The goal of this challenge was to find the presence of radioactive sources in urban setting using gamma ray detectors. Particularly, presence of 6 different types of radioactive sources need to be identified while travelling with the detector-NaI(Tl) at various speeds. Detailes of this challenge can be found in https://www.topcoder.com/challenges/30085346. Code in this repo complies with the requirements from here: https://docs.google.com/document/d/17QuWdnKX0KZpP-7h0a186Sx6HpsQssT-QnsnQTYTIkk/edit.
Data is assumed to be in 'data/' folder. Another empty folder 'wdata/' is needed for temporary file writing.
data/
trainingAnswers.csv
training/
100001.csv
100002.csv
...
testing/
200001.csv
200002.csv
...
wdata/
The folder consists of 7 scripts that do data preparation, training and prediction. Scripts are written in python language.
Training and testing both can be done on a CPU based machine. However, training in a GPU is much faster. Testing using GPU doesn’t concern much.
01_make_slice_data.py
02_make_features.py
- Script 01 makes approximately 81,000 segmented data from 9,700 training data available and saves newly generated data on “wdata/training_slice” folder and corresponding answer file as 'wdata/trainingAnswers_slice.csv'.
- Script 02 takes the files generated by script 01, creates 151 features from each file and finally save everything as 'wdata/train_feature_bin_30_slice.csv'
03_train_ANN_CNN.py
- This script trains a hybrid model of convolutional neural network (CNN) and multi-layer perceptron (MLP) neural network using training features generated in script 02.
- Model weights will be saved in ‘weights/’ folder as well as in ‘wdata/weights’ folder
06_predict_25.py
07_predict_3000.py
08_predict_6000.py
- 3 prediction files are identical except they predict on different segment (window) sizes. The prediction was carried out on 200 anchor points. These scripts use weights produced from script 03. -- Script 06: window size = total counts in test file / 12 -- Script 07: window size = 3000 counts -- Script 08: window size = 6000 counts
- 3 different thresholds (e.g. 3, 5 and 7 out of 200) were used to judge a test file as source positive or negative.

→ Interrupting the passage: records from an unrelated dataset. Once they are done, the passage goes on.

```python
class synthesis_layer(conv2d_layer):

    def __init__(self, in_channels, out_channels, kernel_size, w_dim, resolution, bias=True,
                 activation='lrelu_agc(alpha=0.2, gain=sqrt_2)', up=1, resample_filter=[1, 3, 3, 1], use_noise=True):
        super().__init__(in_channels, out_channels, kernel_size, bias=bias, activation=activation, up=up, down=1,
                         resample_filter=resample_filter)
        self.affine = dense(w_dim, in_channels, bias=True, bias_init=1, activation=None)
        self.resolution = resolution
        self.use_noise = use_noise
        if use_noise:
            self.register_buffer('noise_const', torch.randn([resolution, resolution]))
            self.noise_strength = nn.Parameter(torch.zeros([]))
        self.bias = nn.Parameter(torch.zeros([out_channels]))
        self.repr = 'synthesis_layer({}, {}, kernal_size={}, bias={}, up={}, act={}, noise={})'.format(
            in_channels, out_channels, kernel_size, bias, up, activation, use_noise)

    def prepped(self):
        return _cache_of(self).get('w', [self.weight], lambda: kernels.conv_weight_prep(self.weight.detach(), demod=True))

    def _noise_strength_host(self):
        return _cache_of(self).get('ns', [self.noise_strength], lambda: float(self.noise_strength.detach().cpu()))

    def forward(self, x, w, fused_modconv=True, gain=1, noise_mode='random', residual=None, styles_sd=None):
        if noise_mode not in ('random', 'const', 'none'):
            raise AssertionError(f'bad noise_mode {noise_mode!r}')
        noise = None
        if self.use_noise and noise_mode == 'random':
            noise = torch.randn([x.shape[0], 1, self.resolution, self.resolution], device=x.device)
        elif self.use_noise and noise_mode == 'const':
            noise = self.noise_const
        ak = _act_kwargs(self.activation, gain)
        if ak is None or self.up not in (1, 2) or self.weight.shape[2] != 3:
            raise NotImplementedError('synthesis_layer: HIP path needs lrelu_agc, 3x3 kernels and up in {1,2}')
        route = layer_route(self, x, w, self.weight, self.bias, self.affine.weight, residual)
        if route == 'f16_fused':
            y = _modulated_conv2d_half_infer(x, self.weight.detach(), self.affine(w), None if noise is None else noise * self.noise_strength.detach(),
                                             self.up, self.padding, self.resample_filter, True, self.up == 1, self.bias.detach(), ak, residual,
                                             cache=_cache_of(self), fused=bool(fused_modconv))
            if y is not None:
                return y
        if route != 'f32_fused':
            y = modulated_conv2d(x=x, weight=self.weight, styles=self.affine(w), noise=None if noise is None else noise * self.noise_strength,
                                 up=self.up, padding=self.padding, resample_filter=self.resample_filter, flip_weight=(self.up == 1),
                                 _tail=(self.bias, ak))
            return y if residual is None else y + residual
        ns = 0.0
        if noise is not None:
            if x.is_cuda and torch.cuda.is_current_stream_capturing():
                noise, ns = noise * self.noise_strength.detach(), 1.0
            else:
                ns = self._noise_strength_host()
        pw = self.prepped()
        if styles_sd is not None:
            s, d = styles_sd
        else:
            s, d = kernels.modconv_style_prep(self.affine(w), pw, demod=True)
        b = self.bias.detach()
        if self.up == 1:
            return kernels.conv2d(x, pw, mode=kernels.MODE_SAME, pad=self.padding, in_scale=s, out_scale=d, noise=noise,
                                  noise_strength=ns, bias=b, residual=residual, **ak)
        mid = kernels.conv2d(x, pw, mode=kernels.MODE_UP2T, in_scale=s, planar=True)
        return kernels.upfir_planar(mid, self.resample_filter, scale=d.reshape(-1), noise=noise, noise_strength=ns, bias=b,
                                    residual=residual, **ak)


class torgb_layer(conv2d_layer):

    def __init__(self, in_channels, out_channels, kernel_size, w_dim, activation=None):
        super().__init__(in_channels, out_channels, kernel_size, bias=True, activation=activation, up=1, down=1,
                         resample_filter=None)
        self.affine = dense(w_dim, in_channels, bias=True, bias_init=1, activation=None)

    def forward(self, x, w, fused_modconv=True, base_img=None, base_filter=None, styles_sd=None):
        if self.activation is not None or self.weight.shape[2] != 1 or self.weight.shape[0] > 4:
            raise NotImplementedError('torgb_layer: HIP path is the 1x1, <=4-channel, linear form')
        route = layer_route(self, x, w, self.weight, self.bias, self.affine.weight, base_img)
        if route == 'f16_fused':
            from .. import kernels_f16
            if fused_modconv:
                st = self.affine(w) * self.weight_gain
                ys = [kernels_f16.conv2d(x[j:j + 1], (self.weight.detach() * st[j].reshape(1, -1, 1, 1)).to(torch.float16), self.bias.detach(), 1, 0)
                      for j in range(x.shape[0])]
                y = ys[0] if len(ys) == 1 else torch.cat(ys)
            else:
                y = kernels_f16.conv2d(x, self.weight.detach().to(torch.float16), self.bias.detach(), 1, 0, in_scale=self.affine(w) * self.weight_gain)
            y = y.to(dtype=torch.float32, memory_format=torch.contiguous_format)
            return y if base_img is None else upfirdn2d.upsample2d(base_img, base_filter) + y
        if route != 'f32_fused':
            y = modulated_conv2d(x=x, weight=self.weight, styles=self.affine(w) * self.weight_gain, demodulate=False)
            y = grad_ops.add_channel_bias(y, self.bias)
            y = y.to(dtype=torch.float32, memory_format=torch.contiguous_format)
            return y if base_img is None else upfirdn2d.upsample2d(base_img, base_filter) + y
        if styles_sd is not None:
            s = styles_sd[0]
        else:
            s, _ = kernels.modconv_style_prep(self.affine(w), None, demod=False, pre_gain=self.weight_gain)
        wmat = self.weight.detach().reshape(self.weight.shape[0], -1)
        return kernels.torgb(x, wmat, s, self.bias.detach(), base_up=base_img, f=base_filter)



def normalize_2nd_moment(x, dim=1, eps=1e-8):
    if grad_ops.wants_grad(x):
        return x * (x.square().mean(dim=dim, keepdim=True) + eps).rsqrt()
    if dim != 1 or x.ndim != 2:
        raise NotImplementedError('normalize_2nd_moment: HIP path handles [N,K] along dim 1')
    return kernels.normalize_2nd_moment(x, eps)


@register('stylegan2_mapping', version)
class Mapping(nn.Module):

    def __init__(self, z_dim=512, c_dim=0, w_dim=512, num_ws=14, num_layers=8, embed_features=None, layer_features=None,
                 activation='lrelu_agc(alpha=0.2, gain=sqrt_2, clamp=256)', lr_multiplier=0.01, w_avg_beta=0.995):
        super().__init__()
        self.z_dim, self.c_dim, self.w_dim, self.num_ws = z_dim, c_dim, w_dim, num_ws
        self.num_layers, self.w_avg_beta = num_layers, w_avg_beta
        if embed_features is None:
            embed_features = w_dim
        if c_dim == 0:
            embed_features = 0
        if layer_features is None:
            layer_features = w_dim
        widths = [z_dim + embed_features] + [layer_features] * (num_layers - 1) + [w_dim]
        if c_dim > 0:
            self.embed = dense(c_dim, embed_features)
        for idx in range(num_layers):
            setattr(self, f'fc{idx}', dense(widths[idx], widths[idx + 1], activation=activation, lr_multi=lr_multiplier))
        if num_ws is not None and w_avg_beta is not None:
            self.register_buffer('w_avg', torch.zeros([w_dim]))

    def forward(self, z, c, truncation_psi=1, truncation_cutoff=None, skip_w_avg_update=False):
        x = None
        if self.z_dim > 0:
            x = normalize_2nd_moment(z.to(torch.float32))
        if self.c_dim > 0:
            y = normalize_2nd_moment(self.embed(c.to(torch.float32)))
            x = torch.cat([x, y], dim=1) if x is not None else y
        for idx in range(self.num_layers):
            x = getattr(self, f'fc{idx}')(x)
        if self.w_avg_beta is not None and self.training and not skip_w_avg_update:
            self.w_avg.copy_(x.detach().mean(dim=0).lerp(self.w_avg, self.w_avg_beta))
        if self.num_ws is not None:
            x = x.unsqueeze(1).repeat([1, self.num_ws, 1])
# ... 235 lines not shown
```

Baseline: 816.0.

## Pad up-conv phase planes to aligned pitch for vectorized stores and FIR loads

Adds a row pitch parameter to the polyphase up-conv output planes, so width-256 layers use a pitch rounded up to a multiple of 4 instead of W+1. With an even pitch the poly kernel writes paired f32x2 stores, and the separable up-FIR kernel gets a pitched variant that reads aligned rows. The intent is to remove misaligned scalar global accesses between the two stages. The cost is a slightly larger intermediate buffer, and it adds alignment requirements plus a new PhasePlanes wrapper that both call sites must handle.

```diff
diff --git a/include/shgan_hip.h b/include/shgan_hip.h
--- a/include/shgan_hip.h
+++ b/include/shgan_hip.h
@@ -82,6 +82,11 @@
 int shg_upfir_planar_sep_f32(const float* mid, const float* taps_host, float* y, int N, int C, int H, int W, int flip, float gain,
                              const float* scale, const float* bias, const float* noise, int noise_mode, float noise_strength,
                              int act, float alpha, float act_gain, float clamp, const float* residual, void* stream);
+int shg_upfir_planar_sep_pitch_supported(int H, int W, int PP);
+int shg_upfir_planar_sep_pitch_f32(const float* mid, const float* taps_host, float* y, int N, int C, int H, int W, int PP, int flip,
+                                   float gain, const float* scale, const float* bias, const float* noise, int noise_mode,
+                                   float noise_strength, int act, float alpha, float act_gain, float clamp, const float* residual,
+                                   void* stream);
 int shg_conv_weight_prep_up_poly_f32(const float* w, const float* wscale, float* wu_a, float* wu_b, int O, int I, int OP, int flip,
                                      void* stream);
 int shg_conv2d_up_poly_supported(int NB, int I, int O, int H, int W);
@@ -90,6 +95,10 @@
 size_t shg_conv2d_up_poly_workspace_bytes(int NB, int I, int O, int OP, int H, int W);
 int shg_conv2d_up_poly_ws_f32(const float* x, const float* wt, const float* wu_a, const float* wu_b, float* y, int NB, int I, int O,
                               int OP, int H, int W, const float* in_scale, void* workspace, size_t ws_bytes, void* stream);
+int shg_conv2d_up_poly_pitch_supported(int NB, int I, int O, int H, int W, int PP);
+size_t shg_conv2d_up_poly_workspace_pitch_bytes(int NB, int I, int O, int OP, int H, int W, int PP);
+int shg_conv2d_up_poly_ws_pitch_f32(const float* x, const float* wt, const float* wu_a, const float* wu_b, float* y, int NB, int I, int O,
+                                    int OP, int H, int W, int PP, const float* in_scale, void* workspace, size_t ws_bytes, void* stream);
 int shg_fir_down_planar_f32(const float* x, const float* f, float* y, int N, int C, int H, int W, int PP, int flip, float gain,
                             void* stream);
 int shg_fir_pad2_sep_supported(int H, int W, int PP);
diff --git a/sh-gan_amd/_lib.py b/sh-gan_amd/_lib.py
--- a/sh-gan_amd/_lib.py
+++ b/sh-gan_amd/_lib.py
@@ -96,6 +96,12 @@
     'shg_composite_u8': [c_fp, c_fp, c_fp, c_i, c_i, c_i, c_fp],
     'shg_assemble_input_f32': [c_fp, c_fp, c_fp, c_i, c_i, c_i, c_fp],
     'shg_assemble_input_u8': [c_fp, c_fp, c_fp, c_fp, c_i, c_i, c_i, c_fp],
+    'shg_upfir_planar_sep_pitch_supported': [c_i, c_i, c_i],
+    'shg_upfir_planar_sep_pitch_f32': [c_fp, ctypes.POINTER(c_f), c_fp, c_i, c_i, c_i, c_i, c_i, c_i, c_f, c_fp, c_fp, c_fp, c_i, c_f, c_i, c_f, c_f, c_f,
+                                       c_fp, c_fp],
+    'shg_conv2d_up_poly_pitch_supported': [c_i] * 6,
+    'shg_conv2d_up_poly_ws_pitch_f32': [c_fp, c_fp, c_fp, c_fp, c_fp] + [c_i] * 7 + [c_fp, c_fp, ctypes.c_size_t, c_fp],
+    'shg_conv2d_up_poly_workspace_pitch_bytes': [c_i] * 7,
     'shg_conv_weight_prep_up_poly_f32': [c_fp, c_fp, c_fp, c_fp, c_i, c_i, c_i, c_i, c_fp],
     'shg_conv2d_up_poly_supported': [c_i, c_i, c_i, c_i, c_i],
     'shg_conv2d_up_poly_f32': [c_fp, c_fp, c_fp, c_fp, c_fp, c_i, c_i, c_i, c_i, c_i, c_i, c_fp, c_fp],
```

- The reason I have used 3 scripts for prediction instead of 1 because I found it little complicated to run parallel jobs with tensorflow models. So I have saved time by using 3 scripts running in parallel. Output files will be saved under ‘wdata/submits’ folder
09_vote_ensemble.py
- This script ensemble the prediction of the source type and location by voting style from the 9 output files produced from inference (script 06, 07, 08).
- The output file will be saved under ‘wdata/submits’ folder
10_timeProcess.py
- Outputs the final predictions and saves it to the current directory.
The code is expected to run in Docker container. Docker is assumed to be installed in the host computer. This code doesn’t need a GPU for training or inference. Dockerfile file is sufficient for a cpu only machine. It installs necessary python dependancies on a Ubuntu 16.04 OS.
- start docker
sudo service docker start
- build solution from the folder that contains Dockerfile
docker build -t smg478 .
- Strat container
docker run -v <local_data_path>:/data:ro -v <local_writable_area_path>:/wdata -it <id>
- Inference using pre-built model
bash test.sh /data/testing/ solution.csv
- Train
bash train.sh /data/training/ /data/trainingAnswers.csv
- Inference on newly trained model - produces solution file on current directory
bash test.sh /data/testing/ solution.csv
- Local PC config: Ubuntu 14.04, Intel i7 (8-core), 32 GB RAM, SSD
- Disc space required: 7 GB for processed data file + 5 MB for model weights
- Training : bash train.sh /data/training/ /data/trainingAnswers.csv (2.0 / 1.0) hr in a (CPU / GPU) based machine
- Testing: bash test.sh /data/testing/ solution.csv 6 hr in a CPU based machine (+ 30 min, if processed data file needs to be generated again. Usually this file will be generated during the training phase (200MB))
For detailes, please refer to summery-documentation file.